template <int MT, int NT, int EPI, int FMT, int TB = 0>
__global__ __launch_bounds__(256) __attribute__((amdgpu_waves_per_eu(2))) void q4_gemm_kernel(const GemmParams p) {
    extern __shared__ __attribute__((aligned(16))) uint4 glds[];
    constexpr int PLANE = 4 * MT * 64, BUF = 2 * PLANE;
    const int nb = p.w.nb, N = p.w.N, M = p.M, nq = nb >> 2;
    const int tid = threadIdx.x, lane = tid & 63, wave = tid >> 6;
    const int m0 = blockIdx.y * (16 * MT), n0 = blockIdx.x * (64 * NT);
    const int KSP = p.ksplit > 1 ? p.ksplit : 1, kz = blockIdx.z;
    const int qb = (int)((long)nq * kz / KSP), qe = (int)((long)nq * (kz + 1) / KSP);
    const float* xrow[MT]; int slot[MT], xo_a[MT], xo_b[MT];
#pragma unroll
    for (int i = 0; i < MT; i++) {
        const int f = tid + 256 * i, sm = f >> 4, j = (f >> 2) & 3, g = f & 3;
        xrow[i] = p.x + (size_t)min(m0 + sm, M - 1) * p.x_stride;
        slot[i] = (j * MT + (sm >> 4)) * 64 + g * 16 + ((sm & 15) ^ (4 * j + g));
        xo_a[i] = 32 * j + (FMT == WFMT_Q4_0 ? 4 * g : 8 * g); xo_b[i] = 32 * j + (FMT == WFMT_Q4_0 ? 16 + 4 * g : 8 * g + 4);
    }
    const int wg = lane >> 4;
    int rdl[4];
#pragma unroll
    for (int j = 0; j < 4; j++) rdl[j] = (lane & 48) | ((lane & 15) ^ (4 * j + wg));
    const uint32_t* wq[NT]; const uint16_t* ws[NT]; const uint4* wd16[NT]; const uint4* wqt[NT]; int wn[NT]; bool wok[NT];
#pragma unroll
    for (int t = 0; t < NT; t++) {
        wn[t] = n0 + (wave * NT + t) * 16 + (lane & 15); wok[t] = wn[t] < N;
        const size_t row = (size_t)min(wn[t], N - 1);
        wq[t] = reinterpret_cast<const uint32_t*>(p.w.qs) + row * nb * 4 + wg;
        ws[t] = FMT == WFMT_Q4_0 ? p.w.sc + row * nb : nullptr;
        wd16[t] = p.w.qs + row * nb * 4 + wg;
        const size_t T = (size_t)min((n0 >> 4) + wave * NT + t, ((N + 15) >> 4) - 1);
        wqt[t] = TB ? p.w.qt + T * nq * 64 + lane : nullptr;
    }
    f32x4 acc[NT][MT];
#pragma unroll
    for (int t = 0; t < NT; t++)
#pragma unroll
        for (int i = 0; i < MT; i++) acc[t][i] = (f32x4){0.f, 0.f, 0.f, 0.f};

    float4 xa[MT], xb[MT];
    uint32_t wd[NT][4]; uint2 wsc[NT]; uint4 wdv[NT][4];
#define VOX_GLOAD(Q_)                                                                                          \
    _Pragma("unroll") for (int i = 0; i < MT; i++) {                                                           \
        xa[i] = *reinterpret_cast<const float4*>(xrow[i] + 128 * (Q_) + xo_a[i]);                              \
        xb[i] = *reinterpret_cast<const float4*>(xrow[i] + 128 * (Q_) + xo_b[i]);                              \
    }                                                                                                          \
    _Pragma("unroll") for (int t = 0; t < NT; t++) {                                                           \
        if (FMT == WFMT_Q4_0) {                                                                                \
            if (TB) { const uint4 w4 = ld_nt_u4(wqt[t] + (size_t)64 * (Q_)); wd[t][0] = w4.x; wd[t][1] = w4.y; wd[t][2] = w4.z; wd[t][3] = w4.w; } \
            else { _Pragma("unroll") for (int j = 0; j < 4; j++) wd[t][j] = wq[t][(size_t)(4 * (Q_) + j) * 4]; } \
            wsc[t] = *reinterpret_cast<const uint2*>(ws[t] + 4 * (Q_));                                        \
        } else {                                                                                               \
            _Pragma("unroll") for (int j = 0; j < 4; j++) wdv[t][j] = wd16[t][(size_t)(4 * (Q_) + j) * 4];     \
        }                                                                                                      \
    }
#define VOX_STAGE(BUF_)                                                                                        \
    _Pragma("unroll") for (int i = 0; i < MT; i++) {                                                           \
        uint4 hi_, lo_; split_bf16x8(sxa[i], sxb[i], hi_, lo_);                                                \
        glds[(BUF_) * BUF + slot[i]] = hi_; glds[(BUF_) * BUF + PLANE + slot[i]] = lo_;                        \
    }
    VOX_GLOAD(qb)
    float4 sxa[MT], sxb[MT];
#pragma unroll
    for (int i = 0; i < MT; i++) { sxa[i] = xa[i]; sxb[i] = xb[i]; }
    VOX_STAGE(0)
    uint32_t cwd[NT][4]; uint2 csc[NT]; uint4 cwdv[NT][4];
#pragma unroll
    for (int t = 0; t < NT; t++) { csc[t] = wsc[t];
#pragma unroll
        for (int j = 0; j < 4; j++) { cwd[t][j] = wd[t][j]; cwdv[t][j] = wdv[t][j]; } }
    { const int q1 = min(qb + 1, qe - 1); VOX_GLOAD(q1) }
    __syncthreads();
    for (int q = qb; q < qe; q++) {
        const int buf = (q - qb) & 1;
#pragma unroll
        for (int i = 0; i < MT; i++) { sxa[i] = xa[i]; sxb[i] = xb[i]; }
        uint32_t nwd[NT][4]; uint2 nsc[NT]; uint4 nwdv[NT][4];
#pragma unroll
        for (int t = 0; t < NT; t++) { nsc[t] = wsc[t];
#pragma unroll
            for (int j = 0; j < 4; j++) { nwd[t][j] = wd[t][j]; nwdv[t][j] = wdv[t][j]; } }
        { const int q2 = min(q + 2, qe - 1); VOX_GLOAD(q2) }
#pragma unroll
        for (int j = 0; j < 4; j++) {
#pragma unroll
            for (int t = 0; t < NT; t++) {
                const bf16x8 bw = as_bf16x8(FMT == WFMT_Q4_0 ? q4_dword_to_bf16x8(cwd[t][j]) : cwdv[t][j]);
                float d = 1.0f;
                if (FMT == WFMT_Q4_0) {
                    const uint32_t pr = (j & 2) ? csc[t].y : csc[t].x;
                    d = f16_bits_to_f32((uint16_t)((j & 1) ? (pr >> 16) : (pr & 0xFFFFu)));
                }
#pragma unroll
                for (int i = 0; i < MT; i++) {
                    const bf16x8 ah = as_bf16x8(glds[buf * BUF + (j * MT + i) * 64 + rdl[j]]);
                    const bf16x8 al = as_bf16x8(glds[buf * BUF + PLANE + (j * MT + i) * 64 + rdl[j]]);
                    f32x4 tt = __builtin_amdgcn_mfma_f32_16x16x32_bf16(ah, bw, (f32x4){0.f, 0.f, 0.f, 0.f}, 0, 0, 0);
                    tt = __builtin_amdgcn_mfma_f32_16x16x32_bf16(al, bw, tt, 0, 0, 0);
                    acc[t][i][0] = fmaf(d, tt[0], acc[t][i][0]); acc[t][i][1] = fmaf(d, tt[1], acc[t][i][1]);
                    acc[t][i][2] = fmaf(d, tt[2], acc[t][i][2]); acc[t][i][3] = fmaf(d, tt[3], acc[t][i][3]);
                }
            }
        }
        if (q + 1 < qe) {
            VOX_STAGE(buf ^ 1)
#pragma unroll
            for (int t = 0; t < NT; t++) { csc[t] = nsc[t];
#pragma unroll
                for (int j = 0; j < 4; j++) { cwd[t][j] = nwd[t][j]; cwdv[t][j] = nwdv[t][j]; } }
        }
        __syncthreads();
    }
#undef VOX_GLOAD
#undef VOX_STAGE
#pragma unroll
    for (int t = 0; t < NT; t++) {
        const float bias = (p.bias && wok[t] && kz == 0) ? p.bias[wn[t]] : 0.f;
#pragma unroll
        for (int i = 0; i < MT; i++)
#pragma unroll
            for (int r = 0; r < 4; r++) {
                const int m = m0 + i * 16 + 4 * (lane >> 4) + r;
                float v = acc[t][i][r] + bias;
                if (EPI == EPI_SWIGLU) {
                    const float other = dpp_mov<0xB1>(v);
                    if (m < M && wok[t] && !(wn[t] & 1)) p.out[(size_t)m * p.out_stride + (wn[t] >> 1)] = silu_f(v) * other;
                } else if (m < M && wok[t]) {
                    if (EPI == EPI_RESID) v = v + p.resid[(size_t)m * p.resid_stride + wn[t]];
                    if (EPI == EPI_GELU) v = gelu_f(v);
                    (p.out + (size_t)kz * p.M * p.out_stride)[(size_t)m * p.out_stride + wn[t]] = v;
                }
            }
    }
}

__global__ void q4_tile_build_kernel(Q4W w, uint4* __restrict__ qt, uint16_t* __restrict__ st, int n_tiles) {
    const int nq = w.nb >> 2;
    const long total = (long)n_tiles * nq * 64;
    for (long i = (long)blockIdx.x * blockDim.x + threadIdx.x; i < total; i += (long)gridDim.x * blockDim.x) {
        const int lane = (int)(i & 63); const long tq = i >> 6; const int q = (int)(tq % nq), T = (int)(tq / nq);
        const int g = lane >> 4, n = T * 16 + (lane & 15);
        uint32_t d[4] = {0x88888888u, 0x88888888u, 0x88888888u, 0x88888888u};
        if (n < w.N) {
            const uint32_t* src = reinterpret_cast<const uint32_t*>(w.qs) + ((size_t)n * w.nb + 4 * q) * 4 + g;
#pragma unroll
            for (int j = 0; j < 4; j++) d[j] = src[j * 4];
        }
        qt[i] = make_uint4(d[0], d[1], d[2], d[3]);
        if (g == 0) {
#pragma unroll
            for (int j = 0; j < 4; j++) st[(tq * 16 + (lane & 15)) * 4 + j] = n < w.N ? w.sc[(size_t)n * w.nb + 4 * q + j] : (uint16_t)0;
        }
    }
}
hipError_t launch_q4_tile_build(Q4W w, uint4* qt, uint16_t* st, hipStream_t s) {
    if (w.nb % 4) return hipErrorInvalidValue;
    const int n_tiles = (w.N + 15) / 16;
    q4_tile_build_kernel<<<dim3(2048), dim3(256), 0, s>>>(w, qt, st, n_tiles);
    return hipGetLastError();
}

========

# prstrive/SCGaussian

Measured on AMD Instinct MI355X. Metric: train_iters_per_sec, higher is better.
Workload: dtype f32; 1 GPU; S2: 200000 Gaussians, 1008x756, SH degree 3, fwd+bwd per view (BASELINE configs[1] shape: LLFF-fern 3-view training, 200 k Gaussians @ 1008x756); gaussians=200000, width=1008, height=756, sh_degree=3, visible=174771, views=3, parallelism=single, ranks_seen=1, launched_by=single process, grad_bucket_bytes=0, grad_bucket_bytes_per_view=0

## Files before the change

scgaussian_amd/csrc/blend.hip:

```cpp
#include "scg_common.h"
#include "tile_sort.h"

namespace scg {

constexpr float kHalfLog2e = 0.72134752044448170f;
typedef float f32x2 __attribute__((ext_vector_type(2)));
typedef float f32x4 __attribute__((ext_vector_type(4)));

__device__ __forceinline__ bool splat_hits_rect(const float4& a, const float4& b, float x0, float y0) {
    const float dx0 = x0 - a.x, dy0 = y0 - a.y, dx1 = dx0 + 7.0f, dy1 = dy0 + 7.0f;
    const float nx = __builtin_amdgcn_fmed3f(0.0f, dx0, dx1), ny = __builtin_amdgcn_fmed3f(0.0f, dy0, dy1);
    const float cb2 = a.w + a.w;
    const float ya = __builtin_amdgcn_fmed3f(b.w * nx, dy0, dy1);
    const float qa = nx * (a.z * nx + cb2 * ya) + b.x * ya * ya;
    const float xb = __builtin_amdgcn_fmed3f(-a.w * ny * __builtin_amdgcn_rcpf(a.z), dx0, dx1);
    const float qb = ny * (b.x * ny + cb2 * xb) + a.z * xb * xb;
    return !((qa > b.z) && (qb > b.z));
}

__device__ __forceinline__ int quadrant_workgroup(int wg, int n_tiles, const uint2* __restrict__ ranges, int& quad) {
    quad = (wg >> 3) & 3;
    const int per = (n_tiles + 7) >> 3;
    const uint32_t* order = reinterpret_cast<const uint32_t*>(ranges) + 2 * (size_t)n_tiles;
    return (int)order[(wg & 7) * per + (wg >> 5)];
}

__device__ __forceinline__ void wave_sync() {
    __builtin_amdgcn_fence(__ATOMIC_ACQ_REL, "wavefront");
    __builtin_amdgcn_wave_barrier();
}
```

========

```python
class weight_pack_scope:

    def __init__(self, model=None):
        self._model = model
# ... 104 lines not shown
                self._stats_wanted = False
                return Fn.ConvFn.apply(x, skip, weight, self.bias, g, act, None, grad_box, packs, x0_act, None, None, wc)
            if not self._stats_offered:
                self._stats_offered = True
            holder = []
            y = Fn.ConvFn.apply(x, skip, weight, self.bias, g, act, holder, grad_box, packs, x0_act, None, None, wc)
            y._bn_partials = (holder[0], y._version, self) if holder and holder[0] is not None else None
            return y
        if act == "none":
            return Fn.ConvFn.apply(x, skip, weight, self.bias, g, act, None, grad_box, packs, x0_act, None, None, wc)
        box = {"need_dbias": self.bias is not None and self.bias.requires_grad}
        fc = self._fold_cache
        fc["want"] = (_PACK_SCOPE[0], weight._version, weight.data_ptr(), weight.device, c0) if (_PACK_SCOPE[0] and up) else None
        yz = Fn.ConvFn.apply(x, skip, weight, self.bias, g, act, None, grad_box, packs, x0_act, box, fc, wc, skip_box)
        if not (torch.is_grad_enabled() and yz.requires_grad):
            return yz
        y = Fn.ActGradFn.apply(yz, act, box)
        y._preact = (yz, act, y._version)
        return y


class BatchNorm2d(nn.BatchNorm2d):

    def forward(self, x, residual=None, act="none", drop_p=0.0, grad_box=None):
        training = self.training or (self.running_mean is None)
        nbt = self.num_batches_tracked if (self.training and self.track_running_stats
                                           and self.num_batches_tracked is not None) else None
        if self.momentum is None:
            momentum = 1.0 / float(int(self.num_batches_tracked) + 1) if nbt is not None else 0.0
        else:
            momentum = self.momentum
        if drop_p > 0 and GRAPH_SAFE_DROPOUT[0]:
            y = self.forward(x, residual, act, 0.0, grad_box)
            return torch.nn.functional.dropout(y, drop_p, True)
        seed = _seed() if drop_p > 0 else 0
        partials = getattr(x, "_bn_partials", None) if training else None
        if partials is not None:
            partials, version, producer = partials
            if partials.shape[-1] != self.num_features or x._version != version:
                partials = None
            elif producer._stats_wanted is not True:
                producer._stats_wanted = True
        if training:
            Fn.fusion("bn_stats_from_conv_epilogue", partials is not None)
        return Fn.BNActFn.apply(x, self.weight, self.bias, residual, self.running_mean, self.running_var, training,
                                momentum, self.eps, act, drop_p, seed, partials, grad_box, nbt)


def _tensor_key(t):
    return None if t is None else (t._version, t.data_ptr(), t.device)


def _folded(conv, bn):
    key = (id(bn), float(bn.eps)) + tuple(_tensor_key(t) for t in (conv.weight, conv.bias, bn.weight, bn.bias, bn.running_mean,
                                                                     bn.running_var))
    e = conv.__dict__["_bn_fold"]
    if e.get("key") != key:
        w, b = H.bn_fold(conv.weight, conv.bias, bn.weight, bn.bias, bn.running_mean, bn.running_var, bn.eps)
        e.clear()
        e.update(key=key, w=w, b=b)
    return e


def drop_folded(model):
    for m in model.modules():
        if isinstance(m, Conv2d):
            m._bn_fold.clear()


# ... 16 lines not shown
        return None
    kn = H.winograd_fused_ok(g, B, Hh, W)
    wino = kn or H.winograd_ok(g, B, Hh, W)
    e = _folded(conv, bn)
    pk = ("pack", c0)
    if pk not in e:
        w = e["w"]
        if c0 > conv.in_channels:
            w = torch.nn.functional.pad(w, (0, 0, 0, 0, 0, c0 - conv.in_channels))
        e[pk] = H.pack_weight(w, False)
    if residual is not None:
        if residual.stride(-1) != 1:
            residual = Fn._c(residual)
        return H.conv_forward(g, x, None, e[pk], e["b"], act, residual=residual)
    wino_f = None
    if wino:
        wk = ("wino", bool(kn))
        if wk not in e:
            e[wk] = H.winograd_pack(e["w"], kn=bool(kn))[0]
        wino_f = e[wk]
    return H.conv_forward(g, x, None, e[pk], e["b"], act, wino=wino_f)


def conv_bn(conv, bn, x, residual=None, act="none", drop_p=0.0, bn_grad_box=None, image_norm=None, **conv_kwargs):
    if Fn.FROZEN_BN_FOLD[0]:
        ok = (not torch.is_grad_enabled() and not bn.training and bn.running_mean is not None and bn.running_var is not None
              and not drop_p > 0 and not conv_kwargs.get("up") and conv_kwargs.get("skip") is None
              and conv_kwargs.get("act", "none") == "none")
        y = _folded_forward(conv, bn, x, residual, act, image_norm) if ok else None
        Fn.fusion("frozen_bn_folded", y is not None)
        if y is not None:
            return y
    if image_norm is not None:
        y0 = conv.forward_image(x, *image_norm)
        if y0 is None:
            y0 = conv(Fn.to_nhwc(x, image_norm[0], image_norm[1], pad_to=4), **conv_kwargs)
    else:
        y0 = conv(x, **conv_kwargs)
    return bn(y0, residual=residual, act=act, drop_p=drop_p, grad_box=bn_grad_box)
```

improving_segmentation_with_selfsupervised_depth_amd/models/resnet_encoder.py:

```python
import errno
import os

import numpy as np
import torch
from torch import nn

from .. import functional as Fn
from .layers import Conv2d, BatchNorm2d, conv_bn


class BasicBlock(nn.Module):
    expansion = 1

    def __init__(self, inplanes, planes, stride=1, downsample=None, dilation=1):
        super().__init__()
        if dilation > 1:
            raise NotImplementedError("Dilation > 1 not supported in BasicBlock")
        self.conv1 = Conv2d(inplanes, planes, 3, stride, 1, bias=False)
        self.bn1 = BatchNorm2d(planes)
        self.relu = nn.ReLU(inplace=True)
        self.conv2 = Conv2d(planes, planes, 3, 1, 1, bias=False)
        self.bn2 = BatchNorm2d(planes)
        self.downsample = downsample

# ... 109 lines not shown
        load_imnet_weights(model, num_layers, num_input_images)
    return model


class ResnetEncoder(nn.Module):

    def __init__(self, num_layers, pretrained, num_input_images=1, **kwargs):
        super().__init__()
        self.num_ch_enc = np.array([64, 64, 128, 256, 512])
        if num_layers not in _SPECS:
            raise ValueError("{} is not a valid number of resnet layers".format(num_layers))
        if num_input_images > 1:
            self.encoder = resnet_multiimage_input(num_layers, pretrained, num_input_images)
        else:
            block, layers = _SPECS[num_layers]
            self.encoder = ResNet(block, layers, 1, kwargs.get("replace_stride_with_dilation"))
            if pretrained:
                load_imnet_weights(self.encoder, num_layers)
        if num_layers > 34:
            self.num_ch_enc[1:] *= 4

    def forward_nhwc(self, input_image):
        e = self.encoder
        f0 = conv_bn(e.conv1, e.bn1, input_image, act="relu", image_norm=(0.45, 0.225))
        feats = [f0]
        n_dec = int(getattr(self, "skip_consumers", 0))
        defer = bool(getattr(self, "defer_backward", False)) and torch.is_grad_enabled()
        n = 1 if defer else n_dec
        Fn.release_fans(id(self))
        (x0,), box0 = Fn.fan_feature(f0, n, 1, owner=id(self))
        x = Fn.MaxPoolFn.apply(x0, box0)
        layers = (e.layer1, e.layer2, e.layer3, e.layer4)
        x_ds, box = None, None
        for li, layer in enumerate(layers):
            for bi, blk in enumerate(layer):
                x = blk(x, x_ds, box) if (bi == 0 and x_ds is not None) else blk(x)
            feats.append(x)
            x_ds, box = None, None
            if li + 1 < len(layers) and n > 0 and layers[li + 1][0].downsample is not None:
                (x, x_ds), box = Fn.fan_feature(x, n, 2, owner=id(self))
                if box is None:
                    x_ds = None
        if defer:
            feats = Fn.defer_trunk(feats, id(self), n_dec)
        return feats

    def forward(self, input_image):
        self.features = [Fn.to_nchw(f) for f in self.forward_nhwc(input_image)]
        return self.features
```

========

** Requirement **
Scan the listing for the word "shown". Copy every line in which it appears.

** Expected output **
# ... 104 lines not shown
# ... 16 lines not shown
# ... 109 lines not shown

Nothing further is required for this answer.